Quelques jours après la présentation du projet de loi contre les séparatismes, Montpellier a pris l'initiative d'appliquer l'une de ses mesures en avant-première. Le 15 octobre, la Ville a convié la Société des membres de la Légion d'honneur 34 à signer la toute première Charte de la laïcité, conditionnant désormais toute subvention aux associations. Voilà des mois que le nouveau maire PS et président de la Métropole Michaël Delafosse avait promis que la capitale héraultaise en aurait la primeur. Mais l’édile doit se heurter à une opposition venue de la gauche.

Depuis la fin de l'été, un appel unitaire rassemblant plusieurs collectifs (La Ligue des Droits de l'Homme notamment) et des militants issus de LFI, du PS, d'EELV… a totalisé 230 signatures sur le site lemouvement.info. « La laïcité ne doit pas être dévoyée pour nous diviser », arguent-ils. Pour eux, « la loi 1905 est parfaite ». « Mon sentiment, c'est que c'est une opération politique pour montrer du doigt les musulmans soupçonnés de détourner fonds, alors que n'avons aucun exemple de ce type à Montpellier », s'indigne Alban Desoutter, président de la Libre-pensée 34, qui milite depuis près de cinq ans pour que la Ville arrête de financer les fêtes de la Saint-Roch, messe et procession comprises. « Michaël Delafosse était dans l'opposition, mais la plupart des subventions ont été votées à l'unanimité », souligne-t-il.

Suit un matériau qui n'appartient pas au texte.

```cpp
template <bool ROOMY, bool C16, bool DIRECT, bool BLOCKED = false>
__global__ __launch_bounds__(ROOMY ? K1S_THREADS_ROOMY : K1S_THREADS, ROOMY ? 4 : 2 * K1S_THREADS / (4 * WAVE)) void filter_pack_stream_kernel(const PackParams p, const StreamParams sp) {
    constexpr int THREADS = ROOMY ? K1S_THREADS_ROOMY : K1S_THREADS, WAVES = THREADS / WAVE;
    __shared__ u64 s_tot[3];
    __shared__ u32 s_cursor[K1S_SUB], s_err;
    __shared__ u32 s_hist[K1S_SUB * K1S_BINS];
    extern __shared__ __attribute__((aligned(16))) unsigned char smem[];
    const int tid = threadIdx.x, lane = lane_id();
    const int w = __builtin_amdgcn_readfirstlane(tid >> 6);
    const u32* s_bitmap = reinterpret_cast<const u32*>(smem);
    const unsigned short* s_rank = reinterpret_cast<const unsigned short*>(smem + (size_t)p.genes.words * 4);
    const unsigned short* s_perm = s_rank + ((p.genes.words + 1u) & ~1u);
    const unsigned short* s_direct = reinterpret_cast<const unsigned short*>(smem);
    {
        const uint4* src = reinterpret_cast<const uint4*>(p.genes.image);
        uint4* dst = reinterpret_cast<uint4*>(smem);
        for (u32 i = tid; i < (p.genes.bytes + 15u) / 16u; i += THREADS) dst[i] = src[i];
    }
    if (tid < 3) s_tot[tid] = 0;
    if (tid < K1S_SUB) s_cursor[tid] = 0;
    if (tid == 0) s_err = 0;
    for (int i = tid; i < K1S_SUB * K1S_BINS; i += THREADS) s_hist[i] = 0;
    __syncthreads();

    constexpr bool NT = FASTF_NT_K1B != 0;
    u64* const region0 = p.keys + (u64)blockIdx.x * K1S_SUB * sp.region_stride;
    const bool hs_hi = sp.hist_shift >= 32u;
    const u64 draw_off = p.draw_base ? *p.draw_base : 0;
    u32 w_hit = 0, w_samp = 0, w_valid = 0, errs = 0;
    const u32 n_units = p.n_tiles * (u32)(K1_TILE / K1S_UNIT), ustep = gridDim.x * (u32)WAVES;
    const u32 n_live = (u32)((p.n + K1S_UNIT - 1) / K1S_UNIT);
    u32 u = blockIdx.x * (u32)WAVES + (u32)w;
    struct UnitRegs { u32 cell[K1S_IPT], umi[K1S_IPT], meta[K1S_IPT], dw, avail, sbit, nvalid; };
    UnitRegs ra, rb;
    u64 gxk[K1S_IPT];
    u64 tb = 0; u32 hha = 0;
    u32 zlane = 0;
    asm volatile("" : "+v"(zlane));
    auto records_of = [&](const u32 uu) { return uu < n_live ? (u32)(p.n - (u64)uu * K1S_UNIT < (u64)K1S_UNIT ? p.n - (u64)uu * K1S_UNIT : (u64)K1S_UNIT) : 0u; };
    auto unit_run = [&](const u32 uu) { return BLOCKED ? p.blk + (u64)uu * blk_run_bytes(C16) : nullptr; };
    auto load_gx = [&](u64 (&g)[K1S_IPT], const u32 uu, const u32 nv) {
        const u64* const gx_u = BLOCKED ? reinterpret_cast<const u64*>(unit_run(uu) + BLK_GX) : p.gx + (u64)uu * K1S_UNIT;
#pragma unroll
        for (int j = 0; j < K1S_IPT; ++j) {
            const u32 o = (u32)j * WAVE + (u32)lane;
            g[j] = ld_once<NT>(gx_u + (BLOCKED || o < nv ? o : nv - 1u));
        }
    };
    auto load_rest = [&](u32 (&c)[K1S_IPT], u32 (&um)[K1S_IPT], u32 (&me)[K1S_IPT], const u32 uu, const u32 nv) {
        const unsigned char* const run = unit_run(uu);
        const u64 base = (u64)uu * K1S_UNIT;
        const u32* const umi_u = BLOCKED ? reinterpret_cast<const u32*>(run + BLK_UMI) : p.umi + base;
        const u32* const meta_u = BLOCKED ? reinterpret_cast<const u32*>(run + BLK_META) : p.meta + base;
        const unsigned short* const c16_u = BLOCKED ? reinterpret_cast<const unsigned short*>(run + BLK_CELL) : reinterpret_cast<const unsigned short*>(p.cell) + base;
        const u32* const c32_u = BLOCKED ? reinterpret_cast<const u32*>(run + BLK_CELL) : reinterpret_cast<const u32*>(p.cell) + base;
#pragma unroll
        for (int j = 0; j < K1S_IPT; ++j) {
            const u32 o = (u32)j * WAVE + (u32)lane, oc = BLOCKED || o < nv ? o : nv - 1u;
            c[j] = C16 ? (u32)ld_once<NT>(c16_u + oc) : ld_once<NT>(c32_u + oc);
            um[j] = ld_once<NT>(umi_u + oc);
            me[j] = ld_once<NT>(meta_u + oc);
        }
    };
    struct Place { u32 avail, sbit; };
    auto place_unit = [&](u32& words, const u32 uu, const u64 tbv, const u32 hhu) {
        const u32 place = uu & 15u;
        const u64 rank0 = uniform64(tbv) + draw_off + row16_sum_lane15((u32)lane < place ? hhu : 0u);
        Place q;
        q.avail = rank0 < p.n_draws ? (u32)(p.n_draws - rank0 < 1024 ? p.n_draws - rank0 : 1024) : 0u;
        q.sbit = (u32)rank0 & 31u;
        const u64 last = p.n_draws ? (p.n_draws - 1) >> 5 : 0, first = rank0 >> 5;
        const u32 room = first < last ? (u32)(last - first < 15 ? last - first : 15) : 0u;
        const u32 off = (u32)lane & 15u;
        const u32 wi = ((u32)(first < last ? first : last) + (off < room ? off : room)) & (u32)(p.draw_mask >> 5);
        words = p.dbits[wi];
        return q;
// ... 3 lines not shown
        tb = p.tile_base[t + zlane];
        hha = sp.half_hits[16ull * t + ((u32)lane & 15u)];
    };
    if (u < n_units) {
        small_inputs(u);
        ra.nvalid = records_of(u);
        const u32 us = ra.nvalid ? u : n_live - 1u, ns = ra.nvalid ? ra.nvalid : records_of(n_live - 1u);
        load_rest(ra.cell, ra.umi, ra.meta, us, ns);
        const Place q = place_unit(ra.dw, u, tb, hha);
        ra.avail = q.avail; ra.sbit = q.sbit;
        small_inputs(u + ustep);
        load_gx(gxk, us, ns);
    }
    auto one_unit = [&](UnitRegs& cur, UnitRegs& nxt, auto sub_c) {
        constexpr int SUB = decltype(sub_c)::value;
        u32 (&cell)[K1S_IPT] = cur.cell; u32 (&umi)[K1S_IPT] = cur.umi; u32 (&meta)[K1S_IPT] = cur.meta;
        const u32 dw = cur.dw, avail = cur.avail, sbit = cur.sbit, nvalid = cur.nvalid;
        const u32 un = u + ustep;
        const u32 nv_n = un < n_units ? records_of(un) : 0u;
        const u32 us = nv_n ? un : n_live - 1u, ns = nv_n ? nv_n : records_of(n_live - 1u);
        const Place qn = place_unit(nxt.dw, un < n_units ? un : u, tb, hha);
        nxt.avail = qn.avail; nxt.sbit = qn.sbit; nxt.nvalid = nv_n;
        load_rest(nxt.cell, nxt.umi, nxt.meta, us, ns);
        small_inputs(un + ustep);
        __builtin_amdgcn_sched_barrier(0);
        if (nvalid < (u32)K1S_UNIT) {
#pragma unroll
            for (int j = 0; j < K1S_IPT; ++j) cell[j] = (u32)j * WAVE + (u32)lane < nvalid ? cell[j] : 0u;
        }
        u32 keep[K1S_IPT];
        {
// ... 3 lines not shown
            w_hit += H;
            u32 pre = 0;
#pragma unroll
            for (int j = 0; j < K1S_IPT; ++j) {
                const u32 rl = pre + rank_below(hm[j]);
                const u32 bpos = sbit + rl;
                keep[j] = ((u32)__builtin_amdgcn_ds_bpermute((int)((bpos >> 5) << 2), (int)dw) >> (bpos & 31u)) & 1u;
                if (H > avail) cell[j] = rl >= avail ? 0u : cell[j];
                pre += (u32)__popcll(hm[j]);
            }
            if (H > avail) errs |= (u32)ERR_DRAWS_SHORT;
        }
        u32 feat[K1S_IPT];
#pragma unroll
        for (int j = 0; j < K1S_IPT; ++j) {
            const u64 k = gxk[j];
            const bool want = (cell[j] != 0) & ((meta[j] & META_XF_OK) != 0) & (k != 0);
            const bool fam = (u32)(k >> 44) == p.genes.family;
            const u64 v = (k & 0xFFFFFFFFFFFull) - p.genes.vmin;
            const bool in = want & fam & (v < p.genes.range);
            const u32 vi = in ? (u32)v : 0u;
            u32 f;
            if (DIRECT) f = s_direct[vi];
            else {
                const u32 wd = s_bitmap[vi >> 5], rk = s_rank[vi >> 5], bit = vi & 31u;
                const u32 pi = ((wd >> bit) & 1u) ? rk + __popc(wd & ((1u << bit) - 1u)) : 0u;
                f = ((wd >> bit) & 1u) ? s_perm[pi] : 0u;
            }
            f = in ? f : 0u;
            if (__ballot(want & !fam)) { if (want & !fam) f = table_probe(p.feats, k); }
            feat[j] = f;
        }
        __builtin_amdgcn_sched_barrier(0);
        load_gx(gxk, us, ns);
        __builtin_amdgcn_sched_barrier(0);
        u64 key[K1S_IPT], em[K1S_IPT];
        u32 n_keys = 0;
#pragma unroll
        for (int j = 0; j < K1S_IPT; ++j) {
            bool alive = (cell[j] != 0) & (keep[j] != 0);
            w_samp += (u32)__popcll(__ballot(alive));
            alive = alive & (feat[j] != 0) & ((meta[j] & META_HAS_UB) != 0);
            if (__ballot(alive & umi_overflows_flat(p.L, umi[j], meta[j]))) errs |= (u32)ERR_UMI_TOOLONG;
            key[j] = make_key_flat(p.L, cell[j], feat[j], umi[j], meta[j]);
            em[j] = __ballot(alive);
            n_keys += (u32)__popcll(em[j]);
        }
        w_valid += n_keys;
        if (n_keys) {
            u32 pos0 = 0;
            if (lane == 0) pos0 = atomicAdd(&s_cursor[SUB], n_keys);
            pos0 = (u32)__builtin_amdgcn_readfirstlane((int)pos0);
            if ((u64)pos0 + n_keys > sp.region_stride) errs |= (u32)ERR_KEYS_FULL;
            else {
                u64* const region = region0 + (u64)SUB * sp.region_stride;
#pragma unroll
                for (int j = 0; j < K1S_IPT; ++j) {
                    if (__builtin_amdgcn_inverse_ballot_w64(em[j])) {
                        region[pos0 + rank_below(em[j])] = key[j];
// ... 23 lines not shown
        if (lane == 0 && e) atomicOr(&s_err, e);
    }
    __syncthreads();
    const int te = w * WAVE + lane;
    if (te < 3 && s_tot[te]) atomicAdd(&p.counters[te], s_tot[te]);
    if (te == 3 && s_err) atomicOr(&p.counters[3], (u64)s_err);
    if (te >= 64 && te < 64 + K1S_SUB) {
        const u32 r = blockIdx.x * K1S_SUB + (u32)(te - 64);
        sp.seg_count[r] = s_cursor[te - 64];
        if (sp.rgn_hist) sp.rgn_phys[r] = sp.slot0 + (u64)r * sp.region_stride;
    }
    if (sp.rgn_hist)
        for (int i = te; i < K1S_SUB * K1S_BINS; i += THREADS) sp.rgn_hist[(u64)blockIdx.x * (K1S_SUB * K1S_BINS) + i] = s_hist[i];
}

__global__ __launch_bounds__(256) void block_records_kernel(const u64* __restrict__ gx, const u32* __restrict__ umi, const u32* __restrict__ meta,
                                                            u64 n, unsigned char* __restrict__ blk, u32 run) {
    const u64 units = (n + BLK_RECS - 1) / BLK_RECS, waves = (u64)gridDim.x * (blockDim.x / WAVE);
    const int lane = lane_id();
    for (u64 u = (u64)blockIdx.x * (blockDim.x / WAVE) + (threadIdx.x >> 6); u < units; u += waves) {
        unsigned char* const r = blk + u * run;
#pragma unroll
        for (int j = 0; j < (int)BLK_RECS / WAVE; ++j) {
            const u32 o = (u32)j * WAVE + (u32)lane;
            const u64 i = u * BLK_RECS + o;
            const bool in = i < n;
            reinterpret_cast<u64*>(r + BLK_GX)[o] = in ? gx[i] : 0;
            reinterpret_cast<u32*>(r + BLK_UMI)[o] = in ? umi[i] : 0;
            reinterpret_cast<u32*>(r + BLK_META)[o] = in ? meta[i] : 0;
        }
    }
}

constexpr int SP_THREADS = 256, SP_IPT = 8, SP_TILE = SP_THREADS * SP_IPT, MAX_SHARDS = 8;
__global__ __launch_bounds__(SP_THREADS) void shard_partition_kernel(const u64* __restrict__ seg_keys, const u64* __restrict__ seg_count,
                                                                     u64 region_stride, u32 cell_shift, u32 n_shards,
                                                                     u64* __restrict__ keys_out, u64 shard_stride,
                                                                     u64* __restrict__ key_counts, u64* __restrict__ err) {
    __shared__ u32 s_cnt[MAX_SHARDS];
    __shared__ u64 s_base[MAX_SHARDS];
    const int tid = threadIdx.x;
    const u64 cnt = seg_count[blockIdx.x];
    const u64* src = seg_keys + (u64)blockIdx.x * region_stride;
    for (u64 i0 = 0; i0 < cnt; i0 += SP_TILE) {
// ... 1080 lines not shown
```

Baseline: 96.55 billion.

## Add narrow blocked record layout packing gene id and UMI/meta into 32-bit words

New measurement: 111.1 billion (median of 6 runs). 1.15x the previous value.

```diff
diff --git a/fastf_amd/csrc/umi_engine.hip b/fastf_amd/csrc/umi_engine.hip
--- a/fastf_amd/csrc/umi_engine.hip
+++ b/fastf_amd/csrc/umi_engine.hip
@@ -229,6 +229,7 @@
     DevBuf d_rgn_phys, d_rgn_hist, d_rgn_blk;
     u32 rgn_hist_n = 0, rgn_hist_shift = 0;
     bool stream_mode = false, store_regions = false;
+    bool narrow = false, genes_one_family = false;
     u64 slots_used = 0, slot_cap = 0; u32 rgn_n = 0, rgn_cap = 0;
     DevBuf d_scanblk;
     DevBuf d_rg_feature, d_rg_cell, d_rg_count, d_rg_ukeys, d_spanrows, d_spanbase, d_giant;
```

En réalité, la ville de Montpellier a repris la charte que Marlène Schiappa, ex-secrétaire d’État à l'égalité femme-homme, a présentée en octobre 2019 aux associations bénéficiant du soutien de son ministère. Au fil des sept articles, le document rappelle que la République ne tolère « aucune discrimination, notamment entre les femmes et les hommes ». Elle affirme également que la laïcité est un « bien commun » et ne doit pas être « source de divisions ». Celle-ci garantit enfin une « liberté de conscience » ou encore un accès égalitaire « aux services et équipements publics », et demande aux associatifs de « participer à la promotion de la laïcité ».

Pour Marianne, Michaël Delafosse répond aux critiques.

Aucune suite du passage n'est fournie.